If getting upset about stories is fundamentally an individual person’s allergic reaction, their brain freaking out and firing off painful survival instincts in the face of a thing that isn’t, in and of itself, a threat? Then the anti movement is a cultural allergic reaction.
Fandom as a whole has a pretty active immune system, which doesn’t mean we have a good immune system. We try very hard to be aware of all the viruses and -isms and abuse and manipulation and cruelty, both systematic and individual, that exists around and within our community. We’re primed and ready to shout about things at all times. The anti movement is that system, that culture, screaming and shouting and fighting at a harmless thing on a grand scale. It wants to stop that thing, that scary awful thing that trips all of its well-primed danger sensors, at all costs. It’ll swell up and block off our airways (our archives) if it has to.
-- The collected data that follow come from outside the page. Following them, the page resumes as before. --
# yukara-ikemiya/world-class

Measured on AMD Instinct MI355X. Metric: analysis+synthesis frames/sec (whole node), 48 kHz 5 ms hop, higher is better.
Workload: dtype f64; 1 GPU; 64 synthetic 48 kHz 10 s utterances per GPU (8 distinct, tiled), 5 ms hop, Harvest->CheapTrick->D4C->Synthesis, inputs resident in HBM when the clock starts (`value`; SURVEY.md section 8(d)'s headline with H2D of x and D2H of all outputs inside the clock is `value_with_transfers`); utterances_per_gpu=64, frames_per_gpu=128064, fs=48000, fft_size=2048, parallelism=utterance-sharded x1 (shard.partition), final RCCL all-gather of F0 + checksums

## Files before the change

### world_class_amd/csrc/wc_d4c.hip

```cpp
#include <cmath>
#include <cstdio>
#include <cstdlib>
#include <cstring>
#include <type_traits>
#include <vector>

#include "wc_device.hpp"
#include "wc_internal.hpp"
#include "wc_frames.hpp"
#include "wc_wavefft.hpp"
#include "wc_hostcopy.hpp"

namespace wc {

constexpr double kSafe = 0.000000000001;
constexpr int kMaxBands = 5;

struct D4cArgs {
	const double *x;
	const UttDesc *utts;
	int n_utt;
	const double *tpos, *f0;
	const unsigned long long *rng_off;
	const uint32_t *rng_table;
	unsigned long long rng_base;
	const double2 *tw;
	double *ap;
	double *ap0;
	double *sgd;
	double *coarse;
	uint32_t *cnt;
	const double *nuttall;
	long long total_frames;
	int fs, fft_size_out, n_ap, window_length;
	int select64;
	double threshold;
	long long sgd_stride;
	int *long_list, *long_cnt;
	const int *uidx;
	int rare_only;
	int *rare_list;
	int *lt_list;
	unsigned int *band_tails;
};

template <int N, int T>
__device__ __forceinline__ int d4c_windowed(const double *__restrict__ x, int x_len, int fs, double f0, double pos,
											int type, double ratio, const uint32_t *__restrict__ rng,
											unsigned long long roff, double (&wave)[N / T], double *red, int tid) {
	constexpr int EPT = N / T;
	asm volatile("" : "+v"(tid));
	const int hw = mround(ratio * fs / f0 / 2.0);
	const int wl = 2 * hw + 1;
	const int origin = mround(pos * fs + 0.001);
	const double c1 = 2.0 / ratio / fs;
	double cs0, sn0, csd, snd;
	sincospi(f0 * (c1 * (tid - hw)), &sn0, &cs0);
	sincospi(f0 * (c1 * T), &snd, &csd);
	snd = uniform_d(snd);
	csd = uniform_d(csd);
	auto win = [&](double c) { return type == 1 ? fma(0.5, c, 0.5) : fma(c, fma(0.16, c, 0.5), 0.34); };
	double s1 = 0.0, s2 = 0.0;
	{
		double c = cs0, sn = sn0;
#pragma unroll
		for (int e = 0; e < EPT; ++e) {
			const int i = tid + e * T;
			const bool in = i < wl;
			const double w = in ? win(c) : 0.0;
			const int si = clampi(origin + i - hw, 0, x_len - 1);
			const double noise = randn_at(rng, roff + (in ? i : 0)) * kSafe;
			wave[e] = in ? fma(x[si], w, noise) : 0.0;
			s1 += wave[e];
			s2 += w;
			const double cn = fma(c, csd, -(sn * snd));
			sn = fma(sn, csd, c * snd);
			c = cn;
		}
	}
	block_sum2<T>(s1, s2, red, tid);
	const double wc = uniform_d(s1 / s2);
	{
		double c = cs0, sn = sn0;
#pragma unroll
		for (int e = 0; e < EPT; ++e) {
			const int i = tid + e * T;
			wave[e] = fma(-(i < wl ? win(c) : 0.0), wc, wave[e]);
			const double cn = fma(c, csd, -(sn * snd));
			sn = fma(sn, csd, c * snd);
			c = cn;
		}
// ... 526 lines not shown
		acc = __shfl(acc, first, 64);
		d = __shfl(d, first, 64);
		in_bucket = __shfl(cnt, first, 64);
		need -= acc;
		pre |= ((unsigned long long)d) << shift;
		if (in_bucket == 1u) break;
	}
	double low = 0.0, eq = 0.0, tot = 0.0;
#pragma unroll
	for (int e = 0; e < KEYS; ++e) {
		if (e < nkeys) {
			const double pw = key[e];
			const unsigned long long hb = ((unsigned long long)__double_as_longlong(pw)) >> shift;
			tot += pw;
			low += (hb < (pre >> shift)) ? pw : 0.0;
			eq += (hb == (pre >> shift)) ? pw : 0.0;
		}
	}
	block_sum3<T>(low, eq, tot, red3, tid);
	if (tid == 0) {
		const double thr = (in_bucket == 1u) ? eq : __longlong_as_double((long long)pre);
		const double part = low + (double)need * thr;
		const double cv = 10 * log10(part / tot);
		a.coarse[g * kMaxBands + bnd] = fmin(0.0, cv + (f0 - 100) / 50.0);
	}
}

__global__ __launch_bounds__(256) void d4c_rows_kernel(D4cArgs a) {
	const long long g = blockIdx.x;
	const double f0v = a.f0[g];
	if (f0v == 0.0 || a.ap0[g] <= a.threshold) return;
	const int n_ap = a.n_ap, fs = a.fs;
	const int bins_out = a.fft_size_out / 2 + 1;
	const double *__restrict__ co = a.coarse + g * kMaxBands;
	double *__restrict__ row = a.ap + g * (long long)bins_out;
	const int na = n_ap + 2;
	auto val = [&](int q) { return q == 0 ? -60.0 : (q == na - 1 ? -kSafe : co[q - 1]); };
	for (int k = threadIdx.x; k < bins_out; k += 256) {
		double f = (double)k * fs / a.fft_size_out;
		int c = 1;
		while (c < na && f >= ((c == na - 1) ? fs / 2.0 : c * 3000.0)) ++c;
		c = min(c, na - 1);
		double x0 = (c - 1) * 3000.0;
		double x1 = (c == na - 1) ? fs / 2.0 : c * 3000.0;
		double s = (f - x0) / (x1 - x0);
		double v = val(c - 1) + s * (val(c) - val(c - 1));
		row[k] = exp(v * 0.11512925464970228);
	}
}


constexpr long long kD4Row = 4160;
constexpr int kD4Lds = 2304;

template <int SLOTS>
__device__ __forceinline__ int d4c2_windowed(int type, const double *__restrict__ x, int x_last, int fs, double f0, double pos, double ratio,
											 const uint32_t *__restrict__ rng, int odd, bool weighted, double (&re)[16],
											 double (&im)[16], double &sumsq, int lane) {
	WC_FRESH(lane);
	const int hw = __builtin_amdgcn_readfirstlane(mround(ratio * fs / f0 / 2.0));
	const int wl = 2 * hw + 1;
	const int base = __builtin_amdgcn_readfirstlane(mround(pos * fs + 0.001)) - hw;
	const double c1 = 2.0 / ratio / fs;
	double ce0, se0, co0, so0, cd, sd;
	wf_sincospi(f0 * (c1 * (2 * lane - hw)), se0, ce0);
	wf_sincospi(f0 * (c1 * (2 * lane + 1 - hw)), so0, co0);
	wf_sincospi(f0 * (c1 * 128.0), sd, cd);
	sd = uniform_d(sd);
	cd = uniform_d(cd);
	const double a0 = type == 1 ? 0.5 : 0.34, a2 = type == 1 ? 0.0 : 0.16;
	auto win = [&](double c) { return fma(c, fma(a2, c, 0.5), a0); };
	auto walk = [&](auto loads_c, auto &&body) {
		constexpr int LOADS = decltype(loads_c)::value;
		double ce = ce0, se = se0, co = co0, so = so0;
#pragma unroll
		for (int qg = 0; qg < SLOTS; qg += 4) {
			if (qg * 128 >= wl) break;
			double xs[8];
			uint32_t ns[8];
			const bool ld = LOADS == 1 || (LOADS == 2 && qg >= 16);
			if (ld) {
#pragma unroll
				for (int k = 0; k < 8; ++k) {
					const int i = 2 * lane + 128 * (qg + (k >> 1)) + (k & 1);
					xs[k] = x[clampi(base + i, 0, x_last)];
					ns[k] = rng[i < wl ? i : 0];
				}
				WF_SCHED_FENCE();
			}
#pragma unroll
			for (int k = 0; k < 4; ++k) {
				const int q = qg + k, i0 = 2 * lane + 128 * q;
				const double We = (i0 < wl) ? win(ce) : 0.0, Wo = (i0 + 1 < wl) ? win(co) : 0.0;
				const double ve = (ld && i0 < wl) ? fma(xs[2 * k], We, (ns[2 * k] / 268435456.0 - 6.0) * kSafe) : 0.0;
				const double vo = (ld && i0 + 1 < wl) ? fma(xs[2 * k + 1], Wo, (ns[2 * k + 1] / 268435456.0 - 6.0) * kSafe) : 0.0;
				body(q, i0, We, Wo, ve, vo);
				const double cen = fma(ce, cd, -(se * sd)), con = fma(co, cd, -(so * sd));
				se = fma(se, cd, ce * sd);
				so = fma(so, cd, co * sd);
				ce = cen;
				co = con;
			}
		}
	};
#pragma unroll
	for (int q = 0; q < 16; ++q) re[q] = im[q] = 0.0;
	double s1 = 0.0, s2 = 0.0;
	walk(std::integral_constant<int, 1>(), [&](int q, int, double We, double Wo, double ve, double vo) {
		if (q < 16) { re[q] = ve; im[q] = vo; }
		s1 += ve + vo;
		s2 += We + Wo;
	});
	s1 = wave_sum_all(s1);
	s2 = wave_sum_all(s2);
	const double wc = s1 / s2;
	sumsq = 0.0;
	walk(std::integral_constant<int, 2>(), [&](int q, int i0, double We, double Wo, double ve, double vo) {
		if (q < 16) { ve = re[q]; vo = im[q]; }
		ve = fma(-We, wc, ve);
		vo = fma(-Wo, wc, vo);
		sumsq = fma(vo, vo, fma(ve, ve, sumsq));
		if (weighted) { ve *= i0 + 1.0; vo *= i0 + 2.0; }
		if (q < 16) { re[q] = ve; im[q] = vo; }
		else if (odd) { re[q & 15] -= ve; im[q & 15] -= vo; }
		else { re[q & 15] += ve; im[q & 15] += vo; }
	});
	sumsq = wave_sum_all(sumsq);
	return wl;
}
__device__ __forceinline__ int d4c2_groups(int wl) { return wl > 2048 ? 4 : (wl + 511) >> 9; }
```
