+                lane_walk<false, STAT, STAT, false, true>(A, none, false, 0.f, b, sh, stk, stt, blockDim.x,
+                                                          kp.lane_stack, wc, 1, 0, &pool);
+                refills += pool.refills;
+                walks += cnt;
+            }
+            __threadfence_block();
+            int w = 0;
+            for (int e0 = 0; e0 < cnt; e0 += 64) {
+                const int e = e0 + lane;
+                const bool valid = e < cnt;
+                float4 q0 = make_float4(0.f, 0.f, 0.f, 0.f), q1 = q0, q2 = q0;
+                int4 be = make_int4(0, 0, 0, -1);
+                int p = 0;
+                if (valid) {
+                    q0 = q[3 * e];
+                    q1 = q[3 * e + 1];
+                    q2 = q[3 * e + 2];
+                    p = px[e];
+                    be = bs[e];
+                }
+                const bool hit = valid && be.w >= 0;
+                if (valid && !hit) {
+                    const int r = static_cast<int>(static_cast<unsigned>(p) / static_cast<unsigned>(kp.width));
+                    const int x = static_cast<int>(static_cast<unsigned>(p) -
+                                                   static_cast<unsigned>(r) * static_cast<unsigned>(kp.width));
+                    const V acc =
+                        mk(q0.w, q1.w, q2.w) + mulv(mk(q2.x, q2.y, q2.z), background(kp, image_row(kp, r)));
+                    store_px(kp, r, x, make_float4(acc.x, acc.y, acc.z, 1.0f));
+                }
+                const unsigned long long keep = __ballot(hit);
+                const int d = rtp::compact_slot(keep, lane, w);
+                if (hit && d != e) {
+                    q[3 * d] = q0;
+                    q[3 * d + 1] = q1;
+                    q[3 * d + 2] = q2;
+                    px[d] = p;
+                    bs[d] = be;
+                }
+                w += rtp::popc(keep);
+            }
+            cnt = w;
+            if (cnt == 0) break;
+            __threadfence_block();
+            {
+                TailPool<true> pool{kp, A.prims, q, bs, fl, 0, cnt, kp.tail_idle, 0u};
+                lane_walk<true, STAT, STAT, false, true>(A, none, false, 0.f, b, sh, stk, stt, blockDim.x,
+                                                         kp.lane_stack, wc, 1, 0, &pool);
+                refills += pool.refills;
+                walks += cnt;
+            }
+            __threadfence_block();
+            const bool last = depth + 1 >= kp.maxBounces;
+            w = 0;
+            for (int e0 = 0; e0 < cnt; e0 += 64) {
+                const int e = e0 + lane;
+                const bool valid = e < cnt;
+                Ray ray = none;
+                V acc = mk(0.f, 0.f, 0.f), att = mk(1.f, 1.f, 1.f);
+                int p = 0;
+                bool alive = false;
+                if (valid) {
+                    const float4 q0 = q[3 * e], q1 = q[3 * e + 1], q2 = q[3 * e + 2];
+                    const int4 be = bs[e];
+                    const bool shadow = fl[e] != 0;
+                    p = px[e];
+                    ray = Ray{mk(q0.x, q0.y, q0.z), mk(q1.x, q1.y, q1.z)};
+                    acc = mk(q0.w, q1.w, q2.w);
+                    att = mk(q2.x, q2.y, q2.z);
+                    const PrimRec g = load_prim(A.prims, be.w);
+                    const V hp = hit_point(ray, __int_as_float(be.z));
+                    alive = shade_bounce(kp, ray, hp, shape_normal(g, hp), load_mat(mat, A.prim_shape[be.w]), shadow,
+                                         acc, att, 1e-3f);
+                }
+                const bool on = alive && !last;
+                if (valid && !on) {
+                    const int r = static_cast<int>(static_cast<unsigned>(p) / static_cast<unsigned>(kp.width));
+                    const int x = static_cast<int>(static_cast<unsigned>(p) -
+                                                   static_cast<unsigned>(r) * static_cast<unsigned>(kp.width));
+                    store_px(kp, r, x, make_float4(acc.x, acc.y, acc.z, 1.0f));
+                }
+                const unsigned long long keep = __ballot(on);
+                if (on) {
+                    const int d = rtp::compact_slot(keep, lane, w);
+                    q[3 * d] = make_float4(ray.o.x, ray.o.y, ray.o.z, acc.x);
+                    q[3 * d + 1] = make_float4(ray.d.x, ray.d.y, ray.d.z, acc.y);
+                    q[3 * d + 2] = make_float4(att.x, att.y, att.z, acc.z);
+                    px[d] = p;
+                }
+                w += rtp::popc(keep);
+            }
+            cnt = w;
+            __threadfence_block();
+        }
+        if (STAT) tail_stats_add(kp, wc, refills, walks);
     }
     if (blockIdx.x == 0)
         for (int b = threadIdx.x; b < kp.tail_counters; b += blockDim.x) kp.tail_count_next[b] = 0;
@@ -2457,6 +2705,9 @@
     int* tail_counts = nullptr;
     int tail_regions_cap = 0;
     int tail_max_lanes = 64;
+    bool tail_has_pool = false;
+    int tail_pool = -1, tail_idle = kRefillIdle;
+    unsigned long long* tail_stats = nullptr;
     int shadow_walk_override = -1;
     int tail_parity = 0;
     int lane_stack_override = 0;
@@ -3673,6 +3924,8 @@
     b->async_rebuild = c->async_rebuild;
     b->tail_from = c->tail_from;
     b->tail_max_lanes = c->tail_max_lanes;
+    b->tail_pool = c->tail_pool;
+    b->tail_idle = c->tail_idle;
     b->shadow_walk_override = c->shadow_walk_override;
     b->tree_mode = c->tree_mode;
     b->scene_stack = c->scene_stack;
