template <int BN, bool kFp8>
static int dispatch_epi(int epi, const CUtensorMap& tmA, const CUtensorMap& tmB, const GemmParams& p, cudaStream_t st) {
  switch (epi) {
    case G3C_EPI_BF16: return launch_gemm<BN, G3C_EPI_BF16, kFp8>(tmA, tmB, p, st);
    case G3C_EPI_GELU_BF16: return launch_gemm<BN, G3C_EPI_GELU_BF16, kFp8>(tmA, tmB, p, st);
    case G3C_EPI_GATED_RESIDUAL_F32: return launch_gemm<BN, G3C_EPI_GATED_RESIDUAL_F32, kFp8>(tmA, tmB, p, st);
    case G3C_EPI_F32: return launch_gemm<BN, G3C_EPI_F32, kFp8>(tmA, tmB, p, st);
    case EPI_NORM_ROPE_BF16:
      if constexpr (BN >= 128) return launch_gemm<BN, EPI_NORM_ROPE_BF16, kFp8>(tmA, tmB, p, st);
      break;
  }
  set_error("gemm: unknown epilogue %d", epi);
  return G3C_EINVAL;
}

static int gemm_any(const void* A, const void* B, const float* scale_a, const float* scale_b, void* D, int M, int N,
                    int K, int lda, int ldb, int ldd, int epilogue, const float* gate, int block_n, cudaStream_t st,
                    const NormRope* norm_rope) {
  const bool fp8 = scale_a != nullptr;
  G3C_REQUIRE(A && B && D, "gemm: null operand");
  G3C_REQUIRE(epilogue >= G3C_EPI_BF16 && epilogue <= G3C_EPI_F32, "gemm: unknown epilogue %d", epilogue);
  if (norm_rope) {
    G3C_REQUIRE(epilogue == G3C_EPI_BF16 && N % 128 == 0 && norm_rope->gamma,
                "gemm: the RMSNorm/RoPE epilogue needs the bf16 epilogue, N %% 128 == 0 and a gain vector");
    G3C_REQUIRE((reinterpret_cast<uintptr_t>(norm_rope->gamma) & 15) == 0 &&
                    (reinterpret_cast<uintptr_t>(norm_rope->cs) & 15) == 0,
                "gemm: RMSNorm gain / RoPE table must be 16-byte aligned");
    epilogue = EPI_NORM_ROPE_BF16;
  }
  G3C_REQUIRE(M > 0 && N > 0 && K > 0, "gemm: bad shape %dx%dx%d", M, N, K);
  if (fp8)
    G3C_REQUIRE(K % 16 == 0 && lda % 16 == 0 && ldb % 16 == 0, "gemm_fp8: K/lda/ldb must be multiples of 16");
  else
    G3C_REQUIRE(K % 8 == 0 && lda % 8 == 0 && ldb % 8 == 0, "gemm: K/lda/ldb must be multiples of 8");
  G3C_REQUIRE(lda >= K && ldb >= K && ldd >= N, "gemm: leading dimension smaller than extent");
  if (epilogue == G3C_EPI_BF16 || epilogue == G3C_EPI_GELU_BF16 || epilogue == EPI_NORM_ROPE_BF16)
    G3C_REQUIRE(ldd % 8 == 0 && (reinterpret_cast<uintptr_t>(D) & 15) == 0,
                "gemm: bf16 output needs ldd %% 8 == 0 and 16-byte aligned base");
  else
    G3C_REQUIRE(ldd % 4 == 0 && (reinterpret_cast<uintptr_t>(D) & 15) == 0,
                "gemm: f32 output needs ldd %% 4 == 0 and 16-byte aligned base");
  G3C_REQUIRE(epilogue != G3C_EPI_GATED_RESIDUAL_F32 ||
                  (gate && (reinterpret_cast<uintptr_t>(gate) & 15) == 0),
              "gemm: gated-residual epilogue needs a 16-byte aligned gate vector");
  int bn = block_n;
  G3C_REQUIRE(bn == 0 || bn == 64 || bn == 128 || bn == 256 || bn == 512, "gemm: block_n %d unsupported", bn);
  if (bn == 512) {
    G3C_REQUIRE(N % 256 == 0, "gemm: block_n 512 needs N %% 256 == 0 (N=%d)", N);
    bn = 256;
  }
  if (bn == 0) bn = (N >= 256 && N % 256 == 0) ? 256 : (N > 64 ? 128 : 64);
  if (fp8 && bn == 256) bn = 128;
  G3C_REQUIRE(epilogue != EPI_NORM_ROPE_BF16 || bn >= 128, "gemm: the RMSNorm/RoPE epilogue needs tiles of whole heads");

  CUtensorMap tmA, tmB;
  const int esize = fp8 ? 1 : 2, bk = fp8 ? kBlockK<true> : kBlockK<false>;
  const CUtensorMapDataType dt = fp8 ? CU_TENSOR_MAP_DATA_TYPE_UINT8 : CU_TENSOR_MAP_DATA_TYPE_BFLOAT16;
  uint64_t dimsA[2] = {(uint64_t)K, (uint64_t)M}, strA[1] = {(uint64_t)lda * esize};
  uint32_t boxA[2] = {(uint32_t)bk, BM};
  int rc = make_tmap_bf16_sw128(&tmA, A, 2, dimsA, strA, boxA, dt);
  if (rc) return rc;
  uint64_t dimsB[2] = {(uint64_t)K, (uint64_t)N}, strB[1] = {(uint64_t)ldb * esize};
  uint32_t boxB[2] = {(uint32_t)bk, (uint32_t)bn};
  rc = make_tmap_bf16_sw128(&tmB, B, 2, dimsB, strB, boxB, dt);
  if (rc) return rc;

  GemmParams p;
  p.M = M;
  p.N = N;
  p.K = K;
  p.ldd = ldd;
  p.D = D;
  p.gate = gate;
  p.nr_gamma = norm_rope ? norm_rope->gamma : nullptr;
  p.nr_cs = norm_rope ? norm_rope->cs : nullptr;
  p.nr_eps = norm_rope ? norm_rope->eps : 0.0f;
  p.scale_a = scale_a;
  p.scale_b = scale_b;
  p.num_m_blk = (M + BM - 1) / BM;
  p.num_n_blk = (N + bn - 1) / bn;
  p.num_k_blk = (K + bk - 1) / bk;
  long long col_bytes = (long long)bn * K * esize;
  int sn = (int)((16ll << 20) / (col_bytes > 0 ? col_bytes : 1));
  if (sn < 1) sn = 1;
  if (sn > p.num_n_blk) sn = p.num_n_blk;
  p.super_n = sn;
  if (fp8) return bn == 64 ? dispatch_epi<64, true>(epilogue, tmA, tmB, p, st)
                           : dispatch_epi<128, true>(epilogue, tmA, tmB, p, st);
  switch (bn) {
    case 64: return dispatch_epi<64, false>(epilogue, tmA, tmB, p, st);
    case 128: return dispatch_epi<128, false>(epilogue, tmA, tmB, p, st);
    default: return dispatch_epi<256, false>(epilogue, tmA, tmB, p, st);
  }
}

It’ll turn on the body it came from. It’s scared and protective and trying to fight, and it’s ready to fight and destroy itself.
Luckily, fans and fanfic and fandom and fan culture are a lot bigger and older than they often get credit for, and it’s not like these cultural allergies are anything new. We could talk about shippers and slashers in the X-Files fandom in the 90s. We could talk about the birth of fandom in the days of Star Trek. We could talk about censorship and book burning going back centuries. We survived that and we’ll survive this, too.
But god, does the anti movement my throat and eyes itch. Man is it irritating, and sometimes a little suffocating, to realize how many stories just aren’t getting told out of fear of what the antis will say. And that’s the real danger, I think. What are we losing that would have so much value to someone? What are we missing out?